***** Material for this exercise *****
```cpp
extern "C" int64_t sn_query_late_cols(sn_query *q) {
  return q && q->used_jit ? q->late_cols : 0;
}

extern "C" int32_t sn_engine_jit_count(sn_engine *e) {
  return e ? sn_jit_cache_count(e->jit) : 0;
}

static int eff_ngroup(const sn_query *q) {
  return q->join_group ? 1 + q->plan.ngroup : q->plan.ngroup;
}

static AccRowLayout row_layout(const sn_query *q) {
  const sn_plan &p = q->plan;
  AccRowLayout L;
  L.form = q->sparse ? SN_ROW_SPARSE
           : eff_ngroup(q) == 0 ? SN_ROW_KEYLESS : SN_ROW_DENSE;
  L.naggs = p.naggs; L.na_t = q->na_t; L.dev_naggs = q->dev_naggs;
  L.pac = q->pac;
  for (int a = 0; a < SN_MAX_AGGS; a++) {
    L.agg_map[a] = q->agg_map[a];
    L.kinds[a] = p.aggs[a].kind;
  }
  L.rowcount_at = acc_rowcount_at(L.form, L.na_t, L.dev_naggs, L.pac);
  return L;
}

// ... 285 lines not shown
```

### snappydata_amd/csrc/engine_internal.h

```cpp
#ifndef SN_ENGINE_INTERNAL_H
#define SN_ENGINE_INTERNAL_H

#include <stdint.h>
#include <stdlib.h>

#include "../../include/snappy_engine.h"

static inline int sn_type_width(sn_type_t dtype) {
  switch (dtype) {
    case SN_TYPE_DOUBLE: case SN_TYPE_INT64: return 8;
    case SN_TYPE_INT32: case SN_TYPE_FLOAT: return 4;
    case SN_TYPE_INT16: return 2;
    case SN_TYPE_INT8: case SN_TYPE_BOOL: return 1;
    default: return 0;
  }
}

#define SN_LUT_MAX_SPAN (1ll << 24)
static inline int64_t sn_lut_span(int64_t mn, int64_t mx) {
  if (mx < mn) return 0;
  const uint64_t d = (uint64_t)mx - (uint64_t)mn;
  return d < (uint64_t)SN_LUT_MAX_SPAN ? (int64_t)d + 1 : 0;
}

#define SN_DEV_MAX_COLS 8

enum {
  SN_K_F64 = 0, SN_K_I32 = 1, SN_K_I64 = 2, SN_K_F32 = 3,
  SN_K_DICT16 = 4,
  SN_K_DICT32 = 5,
  SN_K_I16 = 6, SN_K_BOOLBIT = 7,
  SN_K_U8 = 8,
  SN_K_S8 = 9,
  SN_K_RLE = 10,
  SN_K_RLE_I64 = 11,
  SN_K_F64C8 = 12,
  SN_K_F64_LATE = 13
};

typedef struct {
  const void     *body;
  const uint64_t *nullw;
  const uint32_t *nullpfx;
  const int32_t  *dictmap;
  const uint64_t *patch_bm;
  const int32_t  *patch_pos;
  const double   *patch_val;
  const uint64_t *patch_nullbm;
  const int32_t *rle_ends;
  const double  *rle_vals;
  int32_t rle_n;
  int32_t patch_n;
  int32_t kind;
  int32_t has_nulls;
  int32_t null_gid;
} sn_dev_col;

typedef struct {
  int32_t num_rows;
  int32_t clean;
// ... 465 lines not shown
                             long long dlen, int32_t *err, void *stream);

int sn_launch_col_minmax(const void *body, long long n, int kind,
                         unsigned long long *omin, unsigned long long *omax,
                         void *stream);

#define SN_NARROW_MAX 256
int sn_launch_f64_narrow(const double *body, long long n, unsigned char *codes,
                         double *dict, int *ndict, void *stream);

int sn_launch_reduce(const double *dev_scratch, int nblocks, int nv,
                     double *dev_out, int naggs1, int out_stride,
                     const void *plan_dev, void *stream);

int sn_launch_acc_init(double *acc, long long rows, int naggs, int na1,
                       const void *plan_dev, void *stream);

int sn_jit_shape_ok(const sn_dev_plan *p);
void *sn_jit_cache_create(void);
void sn_jit_cache_destroy(void *cache);
int sn_jit_cache_count(void *cache);
void *sn_jit_get(void *cache, const sn_dev_plan *p, const int *kinds,
                 int nslots, int na_t, int has_del);
int sn_jit_launch(void *fn, int grid, const sn_dev_batch *batches,
                  const sn_dev_tile *tiles, int ntiles, double *scratch,
                  const int64_t *jkeys, const int32_t *jpayload,
                  const int32_t *jlut, const sn_dev_plan *plan_dev,
                  void *stream);

#ifdef __cplusplus
}
#endif
#endif
```

### snappydata_amd/csrc/jit.cpp

```cpp
#include <hip/hip_runtime.h>
#include <hip/hiprtc.h>

#include <cstdarg>
#include <cstddef>
#include <cstdio>
#include <cstring>
#include <cstdlib>
#include <map>
#include <mutex>
#include <string>
#include <vector>

#include "engine_internal.h"

struct JitFn {
  hipModule_t mod = nullptr;
  hipFunction_t fn = nullptr;
};

struct JitCache {
  std::map<uint64_t, JitFn> fns;
  std::mutex mu;
};

extern "C" void *sn_jit_cache_create(void) { return new JitCache(); }
extern "C" void sn_jit_cache_destroy(void *c) {
  auto *jc = (JitCache *)c;
  if (!jc) return;
  for (auto &kv : jc->fns)
    if (kv.second.mod) (void)hipModuleUnload(kv.second.mod);
  delete jc;
}

__attribute__((format(printf, 1, 2)))
static std::string strf(const char *fmt, ...) {
  va_list ap, ap2;
  va_start(ap, fmt);
  va_copy(ap2, ap);
  const int n = vsnprintf(nullptr, 0, fmt, ap);
  va_end(ap);
  std::string s(n > 0 ? (size_t)n + 1 : 0, '\0');
  if (n > 0) vsnprintf(&s[0], s.size(), fmt, ap2), s.resize((size_t)n);
  va_end(ap2);
  return s;
}
#define emitf(o, ...) ((o) += strf(__VA_ARGS__))


#define JIT_CHUNK 1024
#define JIT_WG 256
#define JIT_MAX_AGGS 12
#define JIT_REG_MAX_SLOTS 8
#define JIT_REG_MAX_AGGS 6
#define JIT_LDS_MAX_SLOTS 1024
#define JIT_LDS_BUDGET (160 * 1024)
#define JIT_SLUT_MAX_BYTES (100 * 1024)

enum JitAcc {
  ACC_KEYLESS,
  ACC_REGS,
  ACC_WBIN,
  ACC_LDS,
  ACC_GLOBAL,
  ACC_SPARSE,
  ACC_RADIX
};

enum JitProbe {
  PROBE_NONE,
  PROBE_HASH,
  PROBE_SPAY,
  PROBE_SLUT
};

enum JitSlot {
  SLOT_NONE,
  SLOT_SINGLE,
  SLOT_DENSE,
  SLOT_JOIN_ATTR,
  SLOT_SPARSE_PROBE,
  SLOT_RADIX_RANK
};

struct JitShape {
  int NC, NA;
  int NS, NA1;
  int nv;
  int mm_any;
  JitAcc acc;
  JitProbe probe;
  JitSlot slot;
  long long slut_span, slut_words;
  int occupancy;
  int nlate;
  int nstaged;
  int lds_dict;
  int late[SN_DEV_MAX_COLS];
  int srow[SN_DEV_MAX_COLS];
};

static JitAcc jit_acc_mode(int nslots, int naggs, int pac, int sparse,
                           int radix, int mm_any) {
  if (sparse) return radix ? ACC_RADIX : ACC_SPARSE;
  if (nslots <= 1 && !pac) return ACC_KEYLESS;
  if (nslots > JIT_LDS_MAX_SLOTS) return ACC_GLOBAL;
  if (nslots > JIT_REG_MAX_SLOTS) return ACC_LDS;
  if (naggs <= 2 && !mm_any && nslots * (naggs + 1) >= 12) return ACC_WBIN;
  return ACC_REGS;
}

extern "C" int sn_jit_shape_ok(const sn_dev_plan *p) {
  const int naggs = p->naggs, nslots = p->nslots;
  const int na1 = p->pac ? 2 * naggs + 1 : naggs + 1;
  switch (jit_acc_mode(nslots, naggs, p->pac != 0, p->sparse != 0, 0, 0)) {
    case ACC_KEYLESS: case ACC_SPARSE: case ACC_RADIX:
      return naggs <= JIT_MAX_AGGS;
    case ACC_REGS: case ACC_WBIN: return naggs <= JIT_REG_MAX_AGGS;
    case ACC_LDS:
      return (size_t)p->nused * JIT_CHUNK * 8 + (size_t)nslots * na1 * 8 + 1024
// ... 32 lines not shown
            : slut ? PROBE_SLUT : p->jlut ? PROBE_SPAY : PROBE_HASH;

  if (sparse) s.slot = s.acc == ACC_RADIX ? SLOT_RADIX_RANK : SLOT_SPARSE_PROBE;
  else if (s.acc == ACC_KEYLESS) s.slot = SLOT_NONE;
  else if (p->jkeys && p->jmode == 1) s.slot = SLOT_JOIN_ATTR;
  else s.slot = p->ngroup == 0 ? SLOT_SINGLE : SLOT_DENSE;

  static const int spocc_env = [] {
    const char *v = getenv("SN_JIT_SPOCC");
    return v ? atoi(v) : 0;
  }();
  if (sparse) s.occupancy = spocc_env > 0 ? spocc_env : 4;
  else if (s.acc == ACC_LDS || s.acc == ACC_GLOBAL) s.occupancy = 1;
  else s.occupancy = s.acc == ACC_WBIN ? 4 : 2;

  const bool late_mode = s.probe == PROBE_NONE &&
      (s.acc == ACC_KEYLESS || (s.acc == ACC_REGS && s.slot == SLOT_SINGLE));
  unsigned pred_cols = 0;
  for (int i = 0; i < p->npreds_d; i++) pred_cols |= 1u << p->preds_d[i].cslot;
  for (int i = 0; i < p->npreds_i; i++) pred_cols |= 1u << p->preds_i[i].cslot;
  for (int i = 0; i < p->npreds_in && i < 2; i++)
    pred_cols |= 1u << p->inp[i].cslot;
  s.nlate = 0;
  for (int c = 0; c < s.NC; c++)
    s.nlate += s.late[c] = late_mode && kinds[c] == SN_K_F64_LATE &&
                           !((pred_cols >> c) & 1);
  if (s.nlate == s.NC) {
    s.nlate = 0;
    for (int c = 0; c < s.NC; c++) s.late[c] = 0;
  }
  s.nstaged = 0;
  for (int c = 0; c < s.NC; c++) s.srow[c] = s.late[c] ? -1 : s.nstaged++;
  static const int lds_dict_env = [] {
    const char *v = getenv("SN_JIT_LATE_LDSDICT");
    return !v || v[0] != '0';
  }();
  s.lds_dict = s.nlate > 0 && lds_dict_env;
  return s;
}

enum JitConv {
  CV_BITS64,
  CV_NUM,
  CV_F32,
  CV_DICT,
  CV_VDICT
};
struct JitKind {
  const char *reg;
  int bytes;
  const char *mem;
  JitConv conv;
  int i64;
  int store_each;
};
static const JitKind &jit_kind(int k) {
  static const JitKind f64 = { "double2_t", 8, "double", CV_BITS64, 0, 0 };
  static const JitKind i64 = { "double2_t", 8, "double", CV_BITS64, 1, 0 };
  static const JitKind i32 = { "int2_t", 4, "int", CV_NUM, 0, 1 };
  static const JitKind f32 = { "int2_t", 4, "float", CV_F32, 0, 0 };
  static const JitKind d32 = { "int2_t", 4, "int", CV_DICT, 0, 0 };
  static const JitKind d16 = { "unsigned", 2, "unsigned short", CV_DICT, 0, 0 };
  static const JitKind i16 = { "unsigned", 2, "short", CV_NUM, 0, 0 };
  static const JitKind c8 = { "unsigned short", 1, "unsigned char", CV_VDICT,
                              0, 0 };
  switch (k) {
    case SN_K_F64: case SN_K_F64_LATE: return f64;
    case SN_K_I64: return i64;
    case SN_K_I32: return i32;
    case SN_K_F32: return f32;
    case SN_K_DICT32: return d32;
    case SN_K_DICT16: return d16;
    case SN_K_F64C8: return c8;
    default: return i16;
  }
}

static std::string kind_reg_row(const JitKind &K, int c, int j) {
  if (K.bytes == 2)
    return strf((j & 1) ? "st%d_%d >> 16" : "st%d_%d & 0xffff", c, j >> 1);
  if (K.bytes == 1)
    return strf((j & 1) ? "st%d_%d >> 8" : "st%d_%d & 0xff", c, j >> 1);
  return strf("st%d_%d.%s", c, j >> 1, (j & 1) ? "y" : "x");
}

static std::string kind_image_from_reg(const JitKind &K, int c, int j) {
  const std::string r = kind_reg_row(K, c, j);
  switch (K.conv) {
    case CV_BITS64: return r;
    case CV_DICT: return strf("(double)dm%d[%s]", c, r.c_str());
// ... 440 lines not shown
}

static void emit_spay_from_image(Gen &g) {
  emitf(g.o, "      if (!staged) {\n"
           "#pragma unroll\n"
           "        for (int k = 0; k < CHUNK / WG; k++) {\n"
           "          const int r = tid + k * WG;\n"
           "          const double jx = sval[%d][r];\n",
        g.p->jcslot);
  emit_lut_probe(g, plan_col_is_i64(g.p, g.p->jcslot)
                        ? "__double_as_longlong(jx)" : "(i64)jx",
                 "spay[r]", "          ");
  g.o += "        }\n"
         "      }\n";
}
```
*****
### Work task
Spot every line in the entries that includes the word "JitKind", and copy each one out.

### Answer to the problem
struct JitKind {
static const JitKind &jit_kind(int k) {
  static const JitKind f64 = { "double2_t", 8, "double", CV_BITS64, 0, 0 };
  static const JitKind i64 = { "double2_t", 8, "double", CV_BITS64, 1, 0 };
  static const JitKind i32 = { "int2_t", 4, "int", CV_NUM, 0, 1 };
  static const JitKind f32 = { "int2_t", 4, "float", CV_F32, 0, 0 };
  static const JitKind d32 = { "int2_t", 4, "int", CV_DICT, 0, 0 };
  static const JitKind d16 = { "unsigned", 2, "unsigned short", CV_DICT, 0, 0 };
  static const JitKind i16 = { "unsigned", 2, "short", CV_NUM, 0, 0 };
  static const JitKind c8 = { "unsigned short", 1, "unsigned char", CV_VDICT,
static std::string kind_reg_row(const JitKind &K, int c, int j) {
static std::string kind_image_from_reg(const JitKind &K, int c, int j) {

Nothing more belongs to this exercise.